Debate-guidelines for control of glycopeptide-resistant enterococci (GRE) have not yet worked
- PMID: 15320355
- DOI: 10.1016/s0195-6701(03)00258-5
Debate-guidelines for control of glycopeptide-resistant enterococci (GRE) have not yet worked
Abstract
Glycopeptide-resistant enterococci (GRE) have become a focus of concern in many countries because options for antimicrobial therapy of GRE infection are limited. Several guidelines for the control and prevention of GRE colonization and infection have been developed for healthcare settings, and occasional journal articles now report "control" (usually relative reduction of incidence or prevalence rate rather than elimination) of GRE infections.
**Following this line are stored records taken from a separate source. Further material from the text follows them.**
#define FSK_TUNING_KEYS(X)                                                                                                          \
    X(trace, 0, 0, 1, "stderr: the tuning in force, where the host time of a load and of a variance-mode call goes")                 \
    X(profile, -1, -1, 2, "fsk_config.profile from here on (-1: as the engine was created)")                                          \
    X(compact, -1, -1, 1, "dense: key compaction off / on whatever the alphabet says (-1: a rare symbol decides)")                   \
    X(compact_rare, -1, -1, 1, "dense: keys that occur from the places of the rare symbols (1) or a marking pass over every window (0)") \
    X(tile_splits, 0, 0, 4096, "dense: combo splits per tile (0: by the size of the launch)")                                        \
    X(dense_small, 0, 0, 1, "dense: 1 = a split tile launch (small N) leaves its sums as 32-bit staging blocks that k_dense_widen adds into K (0: one 64-bit atomic a cell and split — measured faster: the atomics drain under other workgroups' dot products)")                                        \
    X(dense_shift, 0, -1, 1, "dense: one weighted Gram product per chain of shifted combinations, the other members by edge lookups (fsk_engine_dense_shift.hip) — 1 = whenever the call is eligible, -1 = never (0: when eligible, tile_splits = 0 and the launch has 16384 tiles or more, the size from which a tile has one workgroup anyway)") \
    X(dense_shift_packed, 0, -1, 0, "dense, shift classes: the derived steps from key-major planes, eight cells an LDS read (k_dense_keymajor, k_dense_shift_packed; chains cut at nine members) — 0 = whenever the shift path runs and the planes fit, -1 = never: k_dense_shift_fix on the count panels") \
    X(dense_shift_inplace, 1, 0, 1, "dense, shift classes: k_dense_shift_packed stages a chain's first planes and makes every further step's in LDS, one nibble up and one down a sequence (a step that meets a count above 15 in its tile, and the step behind it, are staged) — 0 = every step staged") \
    X(dense_shift_one_launch, 0, -1, 1, "dense, shift classes: every chain-length group of the base products in ONE launch that flushes at the group ends without clearing (k_dense_tile_shift_all) — 1 = whenever the shift path runs, -1 = never: one k_dense_tile_shift launch a group (0: where the shift path runs by its own default rule, tile_splits = 0 and 16384 tiles or more)") \
    X(dense_shift_plane_kb, 0, 0, (int64_t)1 << 40, "dense, shift classes: the key-major planes and offsets may take this many KiB at most (0: half of the free memory; tests: the planes do not fit)") \
    X(dense_chunk, 0, 0, 1 << 24, "dense: cap of the count kernel's staging chunk, in windows (0: none)")                             \
    X(variance_dense_slots, 1, 0, 1, "variance mode, dense: 0 = zero fill + k_welford per iteration instead of storing slot triangles") \
    X(var_slots16, 1, 0, 1, "variance mode, sparse: 0 = u32 slot triangles from the start")                                          \
    X(sparse_global, 0, 0, 1, "sparse: every += as a 64-bit atomicAdd (k_sx_emit<DIRECT>) whatever N is")                             \
    X(sparse_unpacked, 0, 0, 1, "sparse: entries in the general 8 + 4 (+ 4) byte format whatever N is")                               \
    X(sparse_pairs, 1, 0, 1, "sparse: 0 = every update word 32 bits wide (1: unit products of clean runs travel two to a word)")      \
    X(sparse_sync, 0, 0, 1, "sparse: wait for every batch's word count and size its stream exactly")                                 \
    X(sparse_hint, 1, 0, 1, "sparse: 0 = the words per record of the previous set of sequences are never kept as a hint")             \
    X(sparse_exact_lanes, 0, 0, 2, "sparse: the batches of an exact accumulate never (1) / always (2) in two lanes (0: from six batches on)") \
    X(sparse_batch_records, 0, 0, (int64_t)1 << 31, "sparse: records per batch at most (0: 2^27)")                                   \
    X(guard_cap, 0, 0, (int64_t)1 << 40, "sparse: pretend the stream buffer holds this many words (0: its real size)")                \
    X(list_max_words, 0, 0, (int64_t)1 << 31, "sparse: update words of one batch beyond which its pairs go to K with atomics (0: 2^31)") \
    X(seg_scan_chunked, 0, 0, 1, "sparse: the three-launch segment scan whatever the tile count")                                    \
    X(extract_slots, 0, 0, 4, "sparse: slots per k_sx_extract_win workgroup, 1 or 4 (0: by the size of the launch)")                  \
    X(sparse_form, 0, 0, 3, "sparse: the update stage — 1 = owner bands whenever they exist, 2 = two-level blocks, 3 = 64-bit atomics (0: bands up to four LDS rounds a band, blocks beyond)") \
    X(blocks_sub_shift, 14, 4, 14, "sparse, blocks: log2 of the cells one k_sxb_consume workgroup sums in LDS (tests: small blocks on small inputs)") \
    X(blocks_max_bands, 512, 2, 512, "sparse, blocks: bands of one pass at most (tests: several passes on small inputs)")            \
    X(blocks_band_shift_max, 23, 4, 23, "sparse, blocks: log2 of a band's cells at most (tests)")                                    \
    X(blocks_pass_words, 0, 0, (int64_t)1 << 32, "sparse, blocks: update words of one pass at most (0: 2^31)")                       \
    X(sparse_desc, 0, -1, 1, "sparse, owner bands and two-level blocks: entries of many partners leave k_sx_emit as descriptors (one an entry; blocks: one per sub-band its partners fall into) that k_sx_consume / k_sxb_consume expand in LDS — 1 = always, -1 = never (0: once a batch of these sequences has shown sparse_desc_from pairs per record)") \
    X(sparse_desc_blocks, 1, 0, 1, "sparse, two-level blocks: 0 = never descriptors there (1: as sparse_desc says — one record per sub-band an entry's partners fall into)") \
    X(sparse_desc_cols, 1, 0, 3, "sparse, descriptors: where the partners are read from — 0 = the entries themselves; 1 = a column array (sequence id | multiplicity, 4 bytes) beside 8-byte entries, the entries themselves when they are packed (measured: 2-byte columns beside packed entries are no faster, 0.88 against 0.84 s in the large-g regime; 4-byte columns beside 8-byte entries 4.69 -> 4.44 ms a combo at N = 100k); tests: 2 = 4-byte columns always, 3 = 2-byte columns when N < 32768") \
    X(sparse_desc_min, 16, 1, 48, "sparse, descriptors: entries of more partners than this become descriptors (48: everything k_sx_emit does not bin in LDS; measured, large-g regime: 48 0.92 s, 32 0.85, 16 0.83-0.85, 8 0.88, 4 0.90)") \
    X(sparse_desc_from, 12, 1, 1 << 20, "sparse, descriptors: the pairs per sort record of a batch from which on the following batches use them (sparse_desc = 0)") \
    X(sparse_parts_target, 0, 0, 1 << 30, "sparse, owner bands: words of one k_sx_consume part (0: four LDS rounds' worth at least, 1/1024 of the batch's words; tests: several parts a band on small inputs)") \
    X(sparse_desc_parts, 2048, 1, 1 << 16, "sparse, descriptors: parts (k_sx_consume workgroups) the bands' streams are cut into, about") \
    X(sparse_share, 0, -1, 254, "sparse: leading kept positions sorted once per group of consecutive combos that share them (0: by cost; -1: never); batches of more than 16 slots only (smaller ones read their positions by id), and never when the presort's scratch passes a quarter of the free memory") \
    X(seed_splitmix, 0, 0, 1, "approx modes: 1 = fsk_set_seed draws the engine's older splitmix64 Fisher-Yates order (0: the reference's std::shuffle of minstd_rand0)") \
    X(mismatch_order, 0, 0, 1, "mismatch-weighted mode: 1 = the levels run from m = d down to 0 (0: from 0 up to d)")                   \
    X(collective, 0, 0, 2, "fsk_create_multi: FSK_COLL_* when fsk_config.collective is FSK_COLL_AUTO")                                \
    X(deadline_ms, 120000, -1, 86400000, "fsk_create_multi: the fail-fast bound when fsk_config.deadline_ms is 0 (negative: none)")   \
    X(svm_wg_max, 8192, 0, 8192, "fsk_svm_train: up to this many training rows the solver is one workgroup with alpha, G and y in LDS (k_svm_wg); beyond, two launches an iteration (k_svm_select_i / k_svm_select_j); 0 = always those") \
    X(svm_chunk, 256, 1, 65536, "fsk_svm_train: iterations enqueued between two reads of the solver's status record (k_svm_wg: iterations a launch)") \
    X(rows_tile, FSK_ROWS_TILE, FSK_ROWS_TILE, FSK_ROWS_TILE, "fsk_rows_build, read-only: the edge T of k_rows_syrk's tile of the rows kernel (compiled in)") \
    X(rows_panel, FSK_ROWS_PANEL, FSK_ROWS_PANEL, FSK_ROWS_PANEL, "fsk_rows_build, read-only: the consecutive train columns P a panel of k_rows_syrk stages in LDS (compiled in)") \
    FSK_TUNING_TEST_KEYS(X)
#ifdef FSK_TEST_HOOKS
#define FSK_TUNING_TEST_KEYS(X)                                            \
    X(fault_kind, 0, 0, 3, "test hook: 1 = host sleep, 2 = device spin before a band's collective; 3 = host sleep after the variance chains")   \
    X(fault_rank, -1, -1, 15, "test hook: the engine that is late")        \
    X(fault_band, -1, -1, 63, "test hook: before this band's collective")  \
    X(fault_ms, 0, 0, 60000, "test hook: by this many milliseconds")
#else
#define FSK_TUNING_TEST_KEYS(X)
#endif
struct fsk_tuning {
#define FSK_X(name, def, lo, hi, doc) int64_t name = (def);
    FSK_TUNING_KEYS(FSK_X)
#undef FSK_X
};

Yet, rates of infection and colonization with GREcontinue to climb in many parts of the world, showing that true control has not been achieved. Programmes to control GRE will be effective only when they (1) are less expensive to implement; (2) are shown to be cost-effective despite the fact that they merely reduce prevalence levels rather than eradicating the problem; (3) do not require almost perfect implementation to be effective; (4) are shown to be sustainable; (5) are shown to work in acute-care settings other than selected academic centres; and (6) are shown to work in non-acute care settings. Until then, it is clear that guidelines for control of GRE have not worked. New guidelines that truly control GRE must be developed, and this must be done quickly.